Collected data
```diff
diff --git a/include/asrx.h b/include/asrx.h
--- a/include/asrx.h
+++ b/include/asrx.h
@@ -189,6 +189,14 @@
                          float* dgw, float* dgb, float* dSH, float* dmval, float* dw2, float* db2, float* dcw,
                          float* dcb, float* db1, int64_t rows, int64_t d, int64_t M, int64_t Dh, float inv_sqrt_d,
                          const float* next_i, int64_t layer, int64_t L, asrx_stream_t stream);
+int asrx_msheath_row_bwd2(int mode, const float* gj, const float* alpha, const float* gm, float invL,
+                          const float* ion, const float* dpx, const float* x, const float* lnw, const float* lnb,
+                          const float* mean, const float* rstd, const float* dg, const float* g, const float* gw,
+                          const float* dion, const float* SH, int64_t ldsh, const float* nx, const float* mval,
+                          const float* w2, const float* cw, const float* kv, const float* m2, float* dx, float* dlnw,
+                          float* dlnb, float* dgw, float* dgb, float* dSH, float* dmval, float* dw2, float* db2,
+                          float* dcw, float* dcb, float* db1, int64_t rows, int64_t d, int64_t M, int64_t Dh,
+                          float inv_sqrt_d, const float* next_i, int64_t layer, int64_t L, asrx_stream_t stream);
 
 int asrx_tgate_fwd(const float* G, const float* c, float* out, int64_t rows, int64_t D, asrx_stream_t stream);
 int asrx_tgate_fwd2(const float* G, const float* c, void* out, int out_bf16, int64_t rows, int64_t D,
@@ -253,6 +261,16 @@
 int asrx_jump_select4_bwd_part(const float* g, const float* xn, const float* orig, const float* act,
                                const float* alpha, const float* beta, const int* has_orig, float* dxn, float* dorig,
                                float* dx, float* part, int64_t B, int64_t L, int64_t d, asrx_stream_t stream);
+int asrx_jump_select4_bwd_part2(const float* g, const float* xn, const float* orig, const float* act,
+                                const float* alpha, const float* beta, const int* has_orig, float* dxn, float* dorig,
+                                float* dx, float* part, int64_t B, int64_t L, int64_t d, asrx_stream_t stream);
+int asrx_jump_select4_bwd_acc2(const float* g, const float* xn, const float* orig, const float* act,
+                               const float* alpha, const float* beta, const int* has_orig, float* dxn, float* dorig,
+                               float* dx, float* dalpha, float* dbeta, float* dgam, int64_t B, int64_t L, int64_t d,
+                               asrx_stream_t stream);
+int asrx_axpy_row2_bwd_acc2(const float* g, const float* alpha, const float* gm, float invL, const float* act,
+                            const float* s1, const float* s2, const float* y, float* dy, float* ds1, float* ds2,
+                            float* dx, int64_t B, int64_t L, int64_t d, asrx_stream_t stream);
 int asrx_msheath_ctrl_bwd4(const float* part, int64_t L, const float* g_mwo, const float* mem_v, const float* mem_w,
                            int64_t ld_mem_w, const float* mem, const float* jump_s, const void* rec, int64_t layer_i,
                            int64_t layers, int64_t B, int64_t D, float* g_policy, int acc_policy, float* g_mem_w,
@@ -400,6 +418,9 @@
                        int64_t M, int64_t N, int64_t R, int64_t splitk, asrx_stream_t stream);
 int asrx_wgrad_bias(const void* A, int a_bf16, int64_t lda, const void* B, int b_bf16, int64_t ldb, float* C,
                     int64_t ldc, float* db, int64_t M, int64_t N, int64_t R, int64_t splitk, asrx_stream_t stream);
+int asrx_wgrad_split(const float* A, int64_t lda, const void* B, int b_bf16, int64_t ldb, float* C, int64_t ldc,
+                     float* C2, int64_t ldc2, int64_t msplit, int64_t M, int64_t N, int64_t R, int64_t splitk,
+                     asrx_stream_t stream);
 int asrx_bn_running(const float* mean, const float* rstd, float* rm, float* rv, int64_t* nbt, int64_t B, int64_t C,
                     int64_t T, float eps, float momentum, asrx_stream_t stream);
 int asrx_rsqrt_eps(const float* v, float* out, int64_t n, float eps, asrx_stream_t stream);
```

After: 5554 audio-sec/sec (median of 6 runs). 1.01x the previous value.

*Task directions:* Retype every line of the data, keeping each one exactly as it is.

*Output below:*
```diff
diff --git a/include/asrx.h b/include/asrx.h
--- a/include/asrx.h
+++ b/include/asrx.h
@@ -189,6 +189,14 @@
                          float* dgw, float* dgb, float* dSH, float* dmval, float* dw2, float* db2, float* dcw,
                          float* dcb, float* db1, int64_t rows, int64_t d, int64_t M, int64_t Dh, float inv_sqrt_d,
                          const float* next_i, int64_t layer, int64_t L, asrx_stream_t stream);
+int asrx_msheath_row_bwd2(int mode, const float* gj, const float* alpha, const float* gm, float invL,
+                          const float* ion, const float* dpx, const float* x, const float* lnw, const float* lnb,
+                          const float* mean, const float* rstd, const float* dg, const float* g, const float* gw,
+                          const float* dion, const float* SH, int64_t ldsh, const float* nx, const float* mval,
+                          const float* w2, const float* cw, const float* kv, const float* m2, float* dx, float* dlnw,
+                          float* dlnb, float* dgw, float* dgb, float* dSH, float* dmval, float* dw2, float* db2,
+                          float* dcw, float* dcb, float* db1, int64_t rows, int64_t d, int64_t M, int64_t Dh,
+                          float inv_sqrt_d, const float* next_i, int64_t layer, int64_t L, asrx_stream_t stream);
 
 int asrx_tgate_fwd(const float* G, const float* c, float* out, int64_t rows, int64_t D, asrx_stream_t stream);
 int asrx_tgate_fwd2(const float* G, const float* c, void* out, int out_bf16, int64_t rows, int64_t D,
@@ -253,6 +261,16 @@
 int asrx_jump_select4_bwd_part(const float* g, const float* xn, const float* orig, const float* act,
                                const float* alpha, const float* beta, const int* has_orig, float* dxn, float* dorig,
                                float* dx, float* part, int64_t B, int64_t L, int64_t d, asrx_stream_t stream);
+int asrx_jump_select4_bwd_part2(const float* g, const float* xn, const float* orig, const float* act,
+                                const float* alpha, const float* beta, const int* has_orig, float* dxn, float* dorig,
+                                float* dx, float* part, int64_t B, int64_t L, int64_t d, asrx_stream_t stream);
+int asrx_jump_select4_bwd_acc2(const float* g, const float* xn, const float* orig, const float* act,
+                               const float* alpha, const float* beta, const int* has_orig, float* dxn, float* dorig,
+                               float* dx, float* dalpha, float* dbeta, float* dgam, int64_t B, int64_t L, int64_t d,
+                               asrx_stream_t stream);
+int asrx_axpy_row2_bwd_acc2(const float* g, const float* alpha, const float* gm, float invL, const float* act,
+                            const float* s1, const float* s2, const float* y, float* dy, float* ds1, float* ds2,
+                            float* dx, int64_t B, int64_t L, int64_t d, asrx_stream_t stream);
 int asrx_msheath_ctrl_bwd4(const float* part, int64_t L, const float* g_mwo, const float* mem_v, const float* mem_w,
                            int64_t ld_mem_w, const float* mem, const float* jump_s, const void* rec, int64_t layer_i,
                            int64_t layers, int64_t B, int64_t D, float* g_policy, int acc_policy, float* g_mem_w,
@@ -400,6 +418,9 @@
                        int64_t M, int64_t N, int64_t R, int64_t splitk, asrx_stream_t stream);
 int asrx_wgrad_bias(const void* A, int a_bf16, int64_t lda, const void* B, int b_bf16, int64_t ldb, float* C,
                     int64_t ldc, float* db, int64_t M, int64_t N, int64_t R, int64_t splitk, asrx_stream_t stream);
+int asrx_wgrad_split(const float* A, int64_t lda, const void* B, int b_bf16, int64_t ldb, float* C, int64_t ldc,
+                     float* C2, int64_t ldc2, int64_t msplit, int64_t M, int64_t N, int64_t R, int64_t splitk,
+                     asrx_stream_t stream);
 int asrx_bn_running(const float* mean, const float* rstd, float* rm, float* rv, int64_t* nbt, int64_t B, int64_t C,
                     int64_t T, float eps, float momentum, asrx_stream_t stream);
 int asrx_rsqrt_eps(const float* v, float* out, int64_t n, float eps, asrx_stream_t stream);
```

After: 5554 audio-sec/sec (median of 6 runs). 1.01x the previous value.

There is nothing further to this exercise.